Yousafzai no Brasil em 2023.
“Hoje, o patriarcado pode ser ameaçado por um par de jeans”, escreve ela no livro. “Em dias mais sombrios, isso significa que uma mulher pode ser morta por rejeitar um pretendente ou por postar fotos suas no Instagram. Com muita frequência, no meu país, os corpos das mulheres são usados para medir a força de nossas crenças religiosas e identidade nacional. Desafie as normas sociais criadas e impostas pelos homens e você desonra sua família e sua comunidade... Quando a honra de um homem reside no corpo de uma mulher, ele tirará a vida dela para reivindicá-la.”
Yousafzai diz que, independentemente do que os misóginos ou islamofóbicos digam, ela quer que as meninas no Paquistão saibam do seu compromisso com elas . "Quero que elas saibam que uma menina ou mulher empoderada pode se parecer com elas. Isso envia uma mensagem muito poderosa." O verdadeiro empoderamento é uma questão de escolha, acrescenta. Ninguém deve ser escrutinado, intimidado ou assediado pelo que veste.

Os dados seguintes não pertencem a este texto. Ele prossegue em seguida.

+                                uint32_t const l = sub_local_slot<true>(seed, P.G[tb], t, tb, 0);
+                                uint32_t const bit = 1u << (l & 31);
+                                uint32_t const r = s0 + rank[l >> 5] + __popc(bits[l >> 5] & (bit - 1));
+                                Entry * E = P.E[tb];
+                                if ( ! (atomicOr(&claimed[l >> 5], bit) & bit) )
+                                {
+                                        Entry en; en.seed = seed; en.val = val; en.next = ENTRY_NONE;
+                                        *reinterpret_cast<uint4 *>(E + r) = *reinterpret_cast<const uint4 *>(&en);
+                                }
+                                else
+                                {
+                                        uint32_t const j = atomicAdd(&S.ndup[tb], 1u);
+                                        if ( j < SUB3_DUP_CAP )
+                                        {
+                                                SubDup dd; dd.seed = seed; dd.val = val; dd.r = r;
+                                                S.dup[tb][j] = dd;
+                                        }
+                                        else
+                                        {
+                                                Entry en; en.seed = seed; en.val = val; en.next = r;
+                                                *reinterpret_cast<uint4 *>(E + s0 + S.dist[tb] + j) = *reinterpret_cast<const uint4 *>(&en);
+                                        }
+                                }
+                        }
+        }
+        __syncthreads();
+        #pragma unroll 1
+        for ( int tb = 0; tb < 3; ++tb )
+        {
+                uint32_t const nd = min(S.ndup[tb], SUB3_DUP_CAP);
+                Entry * E = P.E[tb];
+                for ( uint32_t j = threadIdx.x; j < nd; j += NTHR )
+                {
+                        SubDup const dd = S.dup[tb][j];
+                        uint32_t const o = s0 + S.dist[tb] + j;
+                        Entry en; en.seed = dd.seed; en.val = dd.val;
+                        en.next = atomicExch(&E[dd.r].next, o);
+                        *reinterpret_cast<uint4 *>(E + o) = *reinterpret_cast<const uint4 *>(&en);
+                }
+                for ( uint32_t j = SUB3_DUP_CAP + threadIdx.x; j < S.ndup[tb]; j += NTHR )
+                {
+                        uint32_t const o = s0 + S.dist[tb] + j;
+                        uint32_t const r = E[o].next;
+                        E[o].next = atomicExch(&E[r].next, o);
+                }
+        }
+        b3_clear(S);
+        __syncthreads();
+}
+
+template<uint32_t NTHR>
+__global__ void __launch_bounds__(NTHR, 1) k_build_sub3_persist(const __grid_constant__ Build3Params P)
+{
+        extern __shared__ __align__(16) unsigned char b3_smem[];
+        Build3Smem<NTHR> & S = *reinterpret_cast<Build3Smem<NTHR> *>(b3_smem);
+        if ( threadIdx.x == 0 )
+        {
+                mbar_init(&S.bar[0], 1);
+                mbar_init(&S.bar[1], 1);
+                asm volatile("fence.mbarrier_init.release.cluster;" ::: "memory");
+        }
+        b3_clear(S);
+        __syncthreads();
+        const uint32_t * start = P.sub_start + P.first_sub;
+        if ( threadIdx.x == 0 && blockIdx.x < P.nsubs && b3_fits(start[blockIdx.x], start[blockIdx.x + 1]) )
+                b3_fetch(S, P, 0, start[blockIdx.x], start[blockIdx.x + 1]);
+        uint32_t phase = 0;
+        uint32_t it = 0;
+        for ( uint32_t sb = blockIdx.x; sb < P.nsubs; sb += gridDim.x, ++it )
+        {
+                uint32_t const buf = it & 1;
+                uint32_t const s0 = start[sb], s1 = start[sb + 1];
+                uint32_t const nb = sb + gridDim.x;
+                if ( threadIdx.x == 0 && nb < P.nsubs && b3_fits(start[nb], start[nb + 1]) )
+                        b3_fetch(S, P, buf ^ 1, start[nb], start[nb + 1]);
+                if ( b3_fits(s0, s1) )
+                {
+                        mbar_wait(&S.bar[buf], (phase >> buf) & 1);
+                        phase ^= 1u << buf;
+                        b3_build(S, P, P.first_sub + sb, s0, s1 - s0, S.seed[buf] + (s0 & 1), S.val[buf] + (s0 & 3));
+                }
+                else
+                        b3_build(S, P, P.first_sub + sb, s0, s1 - s0, P.item_seed + s0, P.item_val + s0);
+        }
+}
+
+}
diff --git a/real_b200/csrc/prims.cuh b/real_b200/csrc/prims.cuh
--- a/real_b200/csrc/prims.cuh
+++ b/real_b200/csrc/prims.cuh
@@ -9,6 +9,35 @@
 static const int SCAN_THREADS = 256;
 static const int SCAN_ITEMS = 8;
 static const int SCAN_TILE = SCAN_THREADS * SCAN_ITEMS;
+
+__device__ __forceinline__ uint32_t smem_u32(const void * p) { return (uint32_t)__cvta_generic_to_shared(p); }
+
+__device__ __forceinline__ void mbar_init(uint64_t * bar, uint32_t count)
+{
+        asm volatile("mbarrier.init.shared::cta.b64 [%0], %1;" :: "r"(smem_u32(bar)), "r"(count));
+}
+__device__ __forceinline__ void mbar_expect_tx(uint64_t * bar, uint32_t bytes)
+{
+        asm volatile("mbarrier.arrive.expect_tx.shared::cta.b64 _, [%0], %1;" :: "r"(smem_u32(bar)), "r"(bytes) : "memory");
+}
+__device__ __forceinline__ void mbar_wait(uint64_t * bar, uint32_t parity)
+{
+        uint32_t done = 0;
+        while ( ! done )
+        {
+                asm volatile(
+                        "{\n\t"
+                        ".reg .pred p;\n\t"
+                        "mbarrier.try_wait.parity.shared::cta.b64 p, [%1], %2;\n\t"
+                        "selp.u32 %0, 1, 0, p;\n\t"
+                        "}" : "=r"(done) : "r"(smem_u32(bar)), "r"(parity) : "memory");
+        }
+}
+__device__ __forceinline__ void bulk_load(void * dst, const void * src, uint32_t bytes, uint64_t * bar)
+{
+        asm volatile("cp.async.bulk.shared::cluster.global.mbarrier::complete_tx::bytes [%0], [%1], %2, [%3];"
+                     :: "r"(smem_u32(dst)), "l"(src), "r"(bytes), "r"(smem_u32(bar)) : "memory");
+}
 
 __device__ __forceinline__ uint32_t warp_incl_scan(uint32_t v, int lane)
 {
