## Recast final conv as 2-MFMA row-pair GEMM with DPP tap reduction, single-buffer x0

Reformulates the third conv layer so each output row pair is produced by two MFMAs over row-shifted input fragments. The horizontal taps become separate output columns that are then summed across lanes with DPP shifts, instead of nine MFMAs per 16-row block. Layer-3 weight fragments shrink from 9 to 2 per lane, and the input staging buffer x0 drops from double to single buffering. Together with raising the launch-bounds minimum from 3 to 4, this targets lower register and LDS pressure and higher occupancy. The risks are a more serialized staging path, since the store now waits on the sync after layer 1, and extra cross-lane DPP work in the epilogue.

```diff
diff --git a/srsran_ce_pytorch_amd/csrc/ce_denoise.hip b/srsran_ce_pytorch_amd/csrc/ce_denoise.hip
--- a/srsran_ce_pytorch_amd/csrc/ce_denoise.hip
+++ b/srsran_ce_pytorch_amd/csrc/ce_denoise.hip
@@ -26,19 +26,20 @@
 namespace {
 
 #ifndef DN_MIN_WAVES
-#define DN_MIN_WAVES 3
+#define DN_MIN_WAVES 4
 #endif
 #ifndef DN_TWO_BODIES
 #define DN_TWO_BODIES 0
 #endif
-#ifndef DN_L3_BUF
-#define DN_L3_BUF 2
+#ifndef DN_W_RESIDENT
+#define DN_W_RESIDENT 1
 #endif
 #ifndef DN_T_ROWS
 #define DN_T_ROWS 32
 #endif
 constexpr int DN_T = DN_T_ROWS;
-constexpr int DN_NB3 = DN_T / 16;
+constexpr int DN_RW3 = DN_T / 4;
+constexpr int DN_NP3 = DN_RW3 / 2;
 static_assert(DN_T % 16 == 0, "strip height");
 constexpr int DN_NT = 256, DN_COLS = 16, DN_C = CE_DN_CHANNELS;
 constexpr int X0_PIX = (DN_T + 6) * DN_COLS + 2;
@@ -75,7 +76,7 @@
 
 __global__ __launch_bounds__(DN_NT, DN_MIN_WAVES) void ce_denoise_kernel(float2* __restrict__ ch, const half8* __restrict__ wfrag,
                                                             const float* __restrict__ bias, int n_sc, int L) {
-  __shared__ __attribute__((aligned(16))) half2v x0[2][X0_PIX];
+  __shared__ __attribute__((aligned(16))) half2v x0[X0_PIX];
   __shared__ __attribute__((aligned(16))) _Float16 x1[X1_PIX * DN_C];
   __shared__ __attribute__((aligned(16))) _Float16 x2[X2_PIX * DN_C];
   const int tid = threadIdx.x, lane = tid & 63;
@@ -86,19 +87,24 @@
   const int l = (int)(plane - item * L);
   float2* base = ch + item * (int64_t)n_sc * CE_DN_SYMBOLS * L + l;
 
-  half8 w1 = wfrag[lane], w2[5], w3[9];
-#pragma unroll
-  for (int m = 0; m < 5; ++m) w2[m] = wfrag[(1 + m) * 64 + lane];
-#pragma unroll
-  for (int m = 0; m < 9; ++m) w3[m] = wfrag[(6 + m) * 64 + lane];
-  f32x4 b1, b2, b3;
-#pragma unroll
-  for (int i = 0; i < 4; ++i) {
-    b1[i] = bias[4 * g + i];
-    b2[i] = bias[16 + 4 * g + i];
-    b3[i] = g < 2 ? bias[32 + (i & 1)] : 0.f;
-  }
-  for (int i = tid; i < 2 * X0_PIX; i += DN_NT) (&x0[0][0])[i] = half2v{0, 0};
+  half8 w1, w2[5], w3[2];
+  f32x4 b1, b2;
+  float b3c;
+  auto load_weights = [&](const half8* wf, const float* bs) __attribute__((always_inline)) {
+    w1 = wf[lane];
+#pragma unroll
+    for (int m = 0; m < 5; ++m) w2[m] = wf[(1 + m) * 64 + lane];
+#pragma unroll
+    for (int m = 0; m < 2; ++m) w3[m] = wf[(6 + m) * 64 + lane];
+#pragma unroll
+    for (int i = 0; i < 4; ++i) {
+      b1[i] = bs[4 * g + i];
+      b2[i] = bs[16 + 4 * g + i];
+    }
+    b3c = bs[32 + (g & 1)];
+  };
+  load_weights(wfrag, bias);
+  for (int i = tid; i < X0_PIX; i += DN_NT) x0[i] = half2v{0, 0};
   for (int i = tid; i < X1_PIX * DN_C; i += DN_NT) x1[i] = 0;
   for (int i = tid; i < X2_PIX * DN_C; i += DN_NT) x2[i] = 0;
 
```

Apenas uma parte de seu guarda-roupa é inegociável: o lenço de cabeça. Como ela escreve em suas memórias, ele a conecta a um mundo que ela perdeu. Além de ser um símbolo de sua fé, talvez ela o aprecie como uma espécie de armadura pública, protegendo-a dos haters. "Nada pode te preparar para a próxima controvérsia, mas é sempre divertido o que as pessoas vão criticar em seguida", diz ela com uma risada leve. "Em um mundo ideal, cada um de nós cuidaria da sua própria vida."